Data for processing —

typedef float f32x16 __attribute__((ext_vector_type(16)));
typedef float f32x4 __attribute__((ext_vector_type(4)));
typedef float f32x2 __attribute__((ext_vector_type(2)));
__device__ __forceinline__ f32x4 lds4(const float4 *p) { return *reinterpret_cast<const f32x4 *>(p); }
__device__ __forceinline__ f32x2 lo2(f32x4 v) { return __builtin_shufflevector(v, v, 0, 1); }
__device__ __forceinline__ f32x2 hi2(f32x4 v) { return __builtin_shufflevector(v, v, 2, 3); }
__device__ __forceinline__ f32x2 fma2(f32x2 a, f32x2 b, f32x2 c) { return __builtin_elementwise_fma(a, b, c); }
__device__ __forceinline__ f32x2 dup2(float v) { return f32x2{v, v}; }
typedef unsigned int u32x2 __attribute__((ext_vector_type(2)));

__device__ __forceinline__ unsigned ld_agent(const unsigned *p) {
    return __hip_atomic_load(p, __ATOMIC_RELAXED, __HIP_MEMORY_SCOPE_AGENT);
}
__device__ __forceinline__ unsigned long long ld_agent(const unsigned long long *p) {
    return __hip_atomic_load(p, __ATOMIC_RELAXED, __HIP_MEMORY_SCOPE_AGENT);
}

__device__ __forceinline__ float row_pair_sum(float v) {
    const u32x2 r = __builtin_amdgcn_permlane16_swap(__float_as_uint(v), __float_as_uint(v), false, false);
    return __uint_as_float(r.x) + __uint_as_float(r.y);
}

__device__ __forceinline__ float half_sum(float v) {
    const u32x2 r = __builtin_amdgcn_permlane32_swap(__float_as_uint(v), __float_as_uint(v), false, false);
    return __uint_as_float(r.x) + __uint_as_float(r.y);
}

__device__ __forceinline__ float lane_value(float v, int lane) {
    return __int_as_float(__builtin_amdgcn_readlane(__float_as_int(v), lane));
}

__device__ __forceinline__ int acc_row(int reg, int h) { return (reg & 3) + 8 * (reg >> 2) + 4 * h; }

__device__ __forceinline__ float4 zero4() { return make_float4(0.f, 0.f, 0.f, 0.f); }

__global__ void bs_tables_kernel(SgdHyper h, float *__restrict__ t) {
    const int k = threadIdx.x;
    if (k > 2 * kB) return;
    const double a = 1.0 - static_cast<double>(h.lr) * static_cast<double>(h.q_reg);
    const double c = 1.0 - static_cast<double>(h.lr) * static_cast<double>(h.ib_reg);
    double ak = 1.0, ck = 1.0;
    for (int i = 0; i < k; ++i) {
        ak *= a;
        ck *= c;
    }
    t[kTabAdel + k] = static_cast<float>(1.0 - ak);
    t[kTabCdel + k] = static_cast<float>(1.0 - ck);
    t[kTabApow + k] = static_cast<float>(ak);
    t[kTabCpow + k] = static_cast<float>(ck);
}

__device__ __forceinline__ int lower_bound_key(const uint32_t *__restrict__ keys, int n, uint32_t target) {
    int lo = 0, hi = n;
    while (lo < hi) {
        const int mid = (lo + hi) >> 1;
        if (keys[mid] < target) lo = mid + 1; else hi = mid;
    }
    return lo;
}

__global__ __launch_bounds__(256) void bs_plan_kernel(const uint32_t *__restrict__ keys, int n_active, int n_hot,
                                                      int item_bits, int max_blocks, const int *__restrict__ item_of_rank,
                                                      int *__restrict__ chain_begin, BsChainDesc *__restrict__ chains,
                                                      BsBlockDesc *__restrict__ blocks, int *__restrict__ walk_begin, size_t stride) {
    __shared__ int s_part[256];
    const int b = blockIdx.x, tid = threadIdx.x;
    const uint32_t *kb = keys + static_cast<size_t>(b) * stride;
    int *cb = chain_begin + static_cast<size_t>(b) * (n_hot + 1);
    BsChainDesc *cd = chains + static_cast<size_t>(b) * max(n_hot, 1);
    BsBlockDesc *bd = blocks + static_cast<size_t>(b) * max_blocks;
    for (int r = tid; r <= n_hot; r += 256) cb[r] = lower_bound_key(kb, n_active, static_cast<uint32_t>(r));
    __syncthreads();
    if (tid == 0) walk_begin[b] = cb[n_hot];
    const int per = (n_hot + 255) / 256;
    const int r0 = min(tid * per, n_hot), r1 = min(r0 + per, n_hot);
    int mine = 0;
    for (int r = r0; r < r1; ++r) mine += (cb[r + 1] - cb[r] + kB - 1) / kB;
    s_part[tid] = mine;
    __syncthreads();
    __shared__ int s_total;
    if (tid == 0) {
        int run = 0;
        for (int t = 0; t < 256; ++t) {
            const int v = s_part[t];
            s_part[t] = run;
            run += v;
        }
        s_total = run;
    }
    __syncthreads();
    int off = s_part[tid];
    for (int r = r0; r < r1; ++r) {
        const int begin = cb[r], len = cb[r + 1] - begin;
        cd[r] = BsChainDesc{begin, len, off, item_of_rank[r]};
        const int nb = (len + kB - 1) / kB;
        for (int m = 0; m < nb; ++m) bd[off + m] = BsBlockDesc{begin + kB * m, min(kB, len - kB * m), r, m};
        off += nb;
    }
    for (int g = s_total + tid; g < max_blocks; g += 256) bd[g] = BsBlockDesc{0, 0, 0, 0};
}

__device__ __forceinline__ bool chain_is_lookahead(const BsIteration &it, int chain, const BsChainDesc &cd) {
    const int nblk = (cd.len + kB - 1) / kB;
    return chain < it.la_ranks && nblk >= 2 && cd.blk0 + nblk <= it.la_cap;
}

__device__ __forceinline__ void gram_cross_block(const SgdArgs &a, const BsIteration &it, int g, float4 *smem) {
    const BsBlockDesc bd = it.blocks[g];
    if (bd.n_valid == 0 || bd.m == 0 || !chain_is_lookahead(it, bd.chain, it.chains[bd.chain])) return;
    const int wave = threadIdx.x >> 6, lane = threadIdx.x & 63, k = lane & 31, h = lane >> 5;
    const int rt = wave >> 1, ct = wave & 1;
    const int nslots = a.nslots, RS = nslots | 1, S0 = (nslots + 1) >> 1;
    float4 *tile_c = smem, *tile_p = smem + kB * RS;
    {
        const int xc = static_cast<int>(it.vals[bd.pos0 + min(lane, bd.n_valid - 1)] >> 32);
        const int xp = static_cast<int>(it.vals[bd.pos0 - kB + lane] >> 32);
        const int rsub = lane >> 3, cs = lane & 7;
        const int nch = (nslots + 7) >> 3;
        for (int c0 = 0; c0 < nch; c0 += 2) {
            float4 vc[2][2], vp[2][2];
#pragma unroll
            for (int pp = 0; pp < 2; ++pp) {
                const int src_lane = 16 * wave + 8 * pp + rsub;
                const float4 *sc = reinterpret_cast<const float4 *>(a.P + static_cast<size_t>(__shfl(xc, src_lane)) * a.ldp);
                const float4 *sp = reinterpret_cast<const float4 *>(a.P + static_cast<size_t>(__shfl(xp, src_lane)) * a.ldp);
#pragma unroll
                for (int c = 0; c < 2; ++c) {
                    vc[pp][c] = sc[min(8 * (c0 + c) + cs, nslots - 1)];
                    vp[pp][c] = sp[min(8 * (c0 + c) + cs, nslots - 1)];
                }
            }
#pragma unroll
            for (int pp = 0; pp < 2; ++pp) {
                const int row = 16 * wave + 8 * pp + rsub;
#pragma unroll
                for (int c = 0; c < 2; ++c) {
                    const int slot = 8 * (c0 + c) + cs;
                    if (slot < nslots) {
                        tile_c[row * RS + slot] = row < bd.n_valid ? vc[pp][c] : zero4();
                        tile_p[row * RS + slot] = vp[pp][c];
                    }
                }
            }
        }
    }
    __syncthreads();
    f32x16 acc;
#pragma unroll
    for (int i = 0; i < 16; ++i) acc[i] = 0.f;
    {
        const float4 *ra = tile_c + (kH * rt + k) * RS, *rb = tile_p + (kH * ct + k) * RS;
        for (int c = 0; c < S0; c += 2) {
            float4 va[2], vb[2];
#pragma unroll
            for (int i = 0; i < 2; ++i) {
                const int slot = h * S0 + c + i;
                const bool ok = c + i < S0 && slot < nslots;
                const float4 t0 = ra[min(slot, nslots - 1)], t1 = rb[min(slot, nslots - 1)];
                va[i] = ok ? t0 : zero4();
                vb[i] = ok ? t1 : zero4();
            }
#pragma unroll
            for (int i = 0; i < 2; ++i) {
                const float pa[4] = {va[i].x, va[i].y, va[i].z, va[i].w}, pb[4] = {vb[i].x, vb[i].y, vb[i].z, vb[i].w};
#pragma unroll
                for (int e = 0; e < 4; ++e) acc = __builtin_amdgcn_mfma_f32_32x32x2f32(pa[e], pb[e], acc, 0, 0, 0);
            }
        }
    }
    const float lr = a.h.lr;
    float *dst = it.Nbuf + static_cast<size_t>(g) * kBsCrossFloats;
    const int j = kH * ct + k;
#pragma unroll
    for (int reg = 0; reg < 16; ++reg) {
        const int i = kH * rt + acc_row(reg, h);
        const float fd = static_cast<float>(kB - 1 + i - j);
        const float v = lr * (__builtin_amdgcn_exp2f(fd * it.log2c) + __builtin_amdgcn_exp2f(fd * it.log2a) * acc[reg]);
        dst[i * kB + j] = i < bd.n_valid ? v : 0.f;
    }
    __syncthreads();
}

constexpr int kGramTabFloats = 2 * kB;
__host__ __device__ inline size_t gram_tile_float4s(int nslots) { return static_cast<size_t>(kB) * (nslots | 1); }

__device__ __forceinline__ void gram_block(const SgdArgs &a, const BsIteration &it, int g, float4 *bs_smem) {
    const int wave = threadIdx.x >> 6, lane = threadIdx.x & 63;
    const BsBlockDesc bd = it.blocks[g];
    if (bd.n_valid == 0) return;
    const int nslots = a.nslots, RS = nslots | 1;
    float4 *tile = bs_smem;
    float *Ms = reinterpret_cast<float *>(bs_smem);
    float *Ns = Ms + 2 * kH * kMS;
    float *tab = Ms + max(static_cast<int>(4 * gram_tile_float4s(nslots)), 5 * kH * kMS);
    float *basev = tab + kGramTabFloats;
    const bool mine = lane < bd.n_valid;
    const uint64_t val = it.vals[bd.pos0 + min(lane, bd.n_valid - 1)];
    const int x = static_cast<int>(val >> 32);
    if (wave == 3) {
        const float r0 = (__uint_as_float(static_cast<uint32_t>(val)) - a.global_bias) - a.user_bias[x];
        basev[lane] = mine ? r0 : 0.f;
        tab[lane] = it.tables[kTabApow + lane];
        tab[kB + lane] = it.tables[kTabCpow + lane];
    }
    const int rsub = lane >> 3, cs = lane & 7;
    const int nch = (nslots + 7) >> 3;
    for (int c0 = 0; c0 < nch; c0 += 4) {
        float4 v[2][4];
#pragma unroll
        for (int pp = 0; pp < 2; ++pp) {
            const int xr = __shfl(x, 16 * wave + 8 * pp + rsub);
            const float4 *src = reinterpret_cast<const float4 *>(a.P + static_cast<size_t>(xr) * a.ldp);
#pragma unroll
            for (int c = 0; c < 4; ++c) v[pp][c] = src[min(8 * (c0 + c) + cs, nslots - 1)];
        }
#pragma unroll
        for (int pp = 0; pp < 2; ++pp) {
            const int row = 16 * wave + 8 * pp + rsub;
#pragma unroll
            for (int c = 0; c < 4; ++c) {
                const int slot = 8 * (c0 + c) + cs;
                if (slot < nslots) tile[row * RS + slot] = row < bd.n_valid ? v[pp][c] : zero4();
            }
        }
    }
    __syncthreads();
    const int k = lane & 31, h = lane >> 5;
    f32x16 acc;
#pragma unroll
    for (int i = 0; i < 16; ++i) acc[i] = 0.f;
    if (wave < 3) {
        const int S0 = (nslots + 1) >> 1;
        const float4 *ra = tile + (wave == 1 ? kH + k : k) * RS, *rb = tile + (wave == 0 ? k : kH + k) * RS;
        for (int c = 0; c < S0; c += 2) {
            float4 va[2], vb[2];
#pragma unroll
            for (int i = 0; i < 2; ++i) {
                const int slot = h * S0 + c + i;
                const bool ok = c + i < S0 && slot < nslots;
                const float4 t0 = ra[min(slot, nslots - 1)], t1 = rb[min(slot, nslots - 1)];
                va[i] = ok ? t0 : zero4();
                vb[i] = ok ? t1 : zero4();
            }
#pragma unroll
            for (int i = 0; i < 2; ++i) {
                const float pa[4] = {va[i].x, va[i].y, va[i].z, va[i].w}, pb[4] = {vb[i].x, vb[i].y, vb[i].z, vb[i].w};
#pragma unroll
                for (int e = 0; e < 4; ++e) acc = __builtin_amdgcn_mfma_f32_32x32x2f32(pa[e], pb[e], acc, 0, 0, 0);
            }
        }
    }
    __syncthreads();
    if (wave < 3) {
        const float lr = a.h.lr;
        const int K = (wave == 0 ? 0 : kH) + k;
        const int J0 = (wave == 1 ? kH : 0) + 4 * h;
        const bool row_ok = K < bd.n_valid;
        float *dst = Ns + (wave * kH + k) * kMS + 4 * h;
#pragma unroll
        for (int m = 0; m < 4; ++m) {
            f32x4 out;
#pragma unroll
            for (int e = 0; e < 4; ++e) {
                const int d = K - 1 - (J0 + 8 * m + e);
                const float fd = static_cast<float>(d);
                const float v = lr * (__builtin_amdgcn_exp2f(fd * it.log2c) + __builtin_amdgcn_exp2f(fd * it.log2a) * acc[4 * m + e]);
                out[e] = d >= 0 && row_ok ? v : 0.f;
            }
            *reinterpret_cast<f32x4 *>(dst + 8 * m) = out;
        }
    }
    __syncthreads();
    if (wave == 0) {
    float m[kH];
    {
        const float *Nh = Ns + h * kH * kMS;
        float4 cur[8], nxt[8];
        m[0] = k == 0 ? 1.f : 0.f;
        cur[0] = *reinterpret_cast<const float4 *>(Nh + kMS);
#pragma unroll
        for (int kk = 1; kk < kH; ++kk) {
            if (kk + 1 < kH) {
#pragma unroll
                for (int i4 = 0; i4 < (kk + 4) / 4; ++i4) nxt[i4] = *reinterpret_cast<const float4 *>(Nh + (kk + 1) * kMS + 4 * i4);
            }
            __builtin_amdgcn_sched_barrier(0);
            float s[4] = {kk == k ? 1.f : 0.f, 0.f, 0.f, 0.f};
#pragma unroll
            for (int i4 = 0; i4 < (kk + 3) / 4; ++i4) {
                const float nv[4] = {cur[i4].x, cur[i4].y, cur[i4].z, cur[i4].w};
#pragma unroll
                for (int e = 0; e < 4; ++e)
                    if (4 * i4 + e < kk) s[e] = __builtin_fmaf(-nv[e], m[4 * i4 + e], s[e]);
            }
            m[kk] = (s[0] + s[1]) + (s[2] + s[3]);
            __builtin_amdgcn_sched_barrier(0);
            if (kk + 1 < kH) {
#pragma unroll
                for (int i4 = 0; i4 < (kk + 4) / 4; ++i4) cur[i4] = nxt[i4];
            }
        }
    }
#pragma unroll
    for (int kk = 0; kk < kH; ++kk) Ms[(h * kH + kk) * kMS + k] = m[kk];
    __builtin_amdgcn_wave_barrier();
    f32x16 tacc, macc;
#pragma unroll
    for (int i = 0; i < 16; ++i) tacc[i] = macc[i] = 0.f;
    {
        const float4 *arow = reinterpret_cast<const float4 *>(Ns + (2 * kH + k) * kMS + 16 * h);
#pragma unroll
        for (int t4 = 0; t4 < 4; ++t4) {
            const float4 a4 = arow[t4];
            const float av[4] = {a4.x, a4.y, a4.z, a4.w};
#pragma unroll
            for (int e = 0; e < 4; ++e)
                tacc = __builtin_amdgcn_mfma_f32_32x32x2f32(av[e], Ms[(16 * h + 4 * t4 + e) * kMS + k], tacc, 0, 0, 0);
        }
        const float *mrow = Ms + (kH + k) * kMS + 4 * h;
#pragma unroll
        for (int t4 = 0; t4 < 4; ++t4) {
            const float4 a4 = *reinterpret_cast<const float4 *>(mrow + 8 * t4);
            const float av[4] = {a4.x, a4.y, a4.z, a4.w};
#pragma unroll
            for (int e = 0; e < 4; ++e) macc = __builtin_amdgcn_mfma_f32_32x32x2f32(av[e], tacc[4 * t4 + e], macc, 0, 0, 0);
        }
    }
#pragma unroll
    for (int reg = 0; reg < 16; ++reg) Ns[acc_row(reg, h) * kMS + k] = -macc[reg];
    }
    __syncthreads();
    float *rec = it.Mbuf + static_cast<size_t>(g) * kBsRecFloats;
    {
        const int t = threadIdx.x, row = t >> 3, c4 = t & 7;
        const float *src[3] = {Ms, Ns, Ms + kH * kMS};
#pragma unroll
        for (int q = 0; q < 3; ++q) *reinterpret_cast<f32x4 *>(rec + q * kH * kH + 4 * t) = *reinterpret_cast<const f32x4 *>(src[q] + row * kMS + 4 * c4);
        if (t < kB / 4) *reinterpret_cast<f32x4 *>(rec + kBsFactorFloats + 4 * t) = *reinterpret_cast<const f32x4 *>(basev + 4 * t);
    }
}

__global__ __launch_bounds__(256, 4) void bs_gram_kernel(SgdArgs a, BsIteration it) {
    extern __shared__ float4 bs_smem[];
    const int g = static_cast<int>(blockIdx.x) - it.la_grid;
    __builtin_amdgcn_s_setprio(2);
    struct Through {
        unsigned long long *count;
        __device__ ~Through() {
            if (count && threadIdx.x == 0)
                __hip_atomic_fetch_add(count + 16 * (blockIdx.x & 31), 1ull, __ATOMIC_RELAXED, __HIP_MEMORY_SCOPE_AGENT);
        }
    } through_count{it.gram_done};
    if (g < 0) {
        const BsChainDesc last = it.chains[it.la_ranks - 1];
        const int la_end = min(last.blk0 + (last.len + kB - 1) / kB, it.la_cap);
        for (int gb = g + it.la_grid; gb < la_end; gb += it.la_grid) gram_cross_block(a, it, gb, bs_smem);
        return;
    }
    gram_block(a, it, g, bs_smem);
}

constexpr int kSolTabStride = kB + 1, kSolTabFloats = 4 * kSolTabStride;
constexpr int kSolTabAdel = 0, kSolTabCdel = kSolTabStride, kSolTabApow = 2 * kSolTabStride, kSolTabCpow = 3 * kSolTabStride;
constexpr int kRing = 2;
constexpr int kDepth = 4;

template <int N>
struct Stage {
    f32x4 rows[N];
    f32x4 m4[3];
    float base;
    uint64_t next_val;
};

__host__ __device__ inline int solve_slot_f4(int nslots) { return kB * (nslots | 1) + 3 * kH * kMS / 4; }

__host__ __device__ inline size_t solve_lds_bytes(int nslots, int sw) {
    return (static_cast<size_t>(kRing) * solve_slot_f4(nslots) + 4 * sw + 8 + 2 * kB + 8 * kB / 4 + (kSolTabFloats + 3) / 4 + 8 + 1) * 16;
}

Directions for this task — As listed above, the lines from the line with "int *__restrict__ chain_begin, BsChainDesc" to the line with "threadIdx.x & 63, k" are to be echoed exactly, with both ends included and nothing added.

Your response —
                                                      int *__restrict__ chain_begin, BsChainDesc *__restrict__ chains,
                                                      BsBlockDesc *__restrict__ blocks, int *__restrict__ walk_begin, size_t stride) {
    __shared__ int s_part[256];
    const int b = blockIdx.x, tid = threadIdx.x;
    const uint32_t *kb = keys + static_cast<size_t>(b) * stride;
    int *cb = chain_begin + static_cast<size_t>(b) * (n_hot + 1);
    BsChainDesc *cd = chains + static_cast<size_t>(b) * max(n_hot, 1);
    BsBlockDesc *bd = blocks + static_cast<size_t>(b) * max_blocks;
    for (int r = tid; r <= n_hot; r += 256) cb[r] = lower_bound_key(kb, n_active, static_cast<uint32_t>(r));
    __syncthreads();
    if (tid == 0) walk_begin[b] = cb[n_hot];
    const int per = (n_hot + 255) / 256;
    const int r0 = min(tid * per, n_hot), r1 = min(r0 + per, n_hot);
    int mine = 0;
    for (int r = r0; r < r1; ++r) mine += (cb[r + 1] - cb[r] + kB - 1) / kB;
    s_part[tid] = mine;
    __syncthreads();
    __shared__ int s_total;
    if (tid == 0) {
        int run = 0;
        for (int t = 0; t < 256; ++t) {
            const int v = s_part[t];
            s_part[t] = run;
            run += v;
        }
        s_total = run;
    }
    __syncthreads();
    int off = s_part[tid];
    for (int r = r0; r < r1; ++r) {
        const int begin = cb[r], len = cb[r + 1] - begin;
        cd[r] = BsChainDesc{begin, len, off, item_of_rank[r]};
        const int nb = (len + kB - 1) / kB;
        for (int m = 0; m < nb; ++m) bd[off + m] = BsBlockDesc{begin + kB * m, min(kB, len - kB * m), r, m};
        off += nb;
    }
    for (int g = s_total + tid; g < max_blocks; g += 256) bd[g] = BsBlockDesc{0, 0, 0, 0};
}

__device__ __forceinline__ bool chain_is_lookahead(const BsIteration &it, int chain, const BsChainDesc &cd) {
    const int nblk = (cd.len + kB - 1) / kB;
    return chain < it.la_ranks && nblk >= 2 && cd.blk0 + nblk <= it.la_cap;
}

__device__ __forceinline__ void gram_cross_block(const SgdArgs &a, const BsIteration &it, int g, float4 *smem) {
    const BsBlockDesc bd = it.blocks[g];
    if (bd.n_valid == 0 || bd.m == 0 || !chain_is_lookahead(it, bd.chain, it.chains[bd.chain])) return;
    const int wave = threadIdx.x >> 6, lane = threadIdx.x & 63, k = lane & 31, h = lane >> 5;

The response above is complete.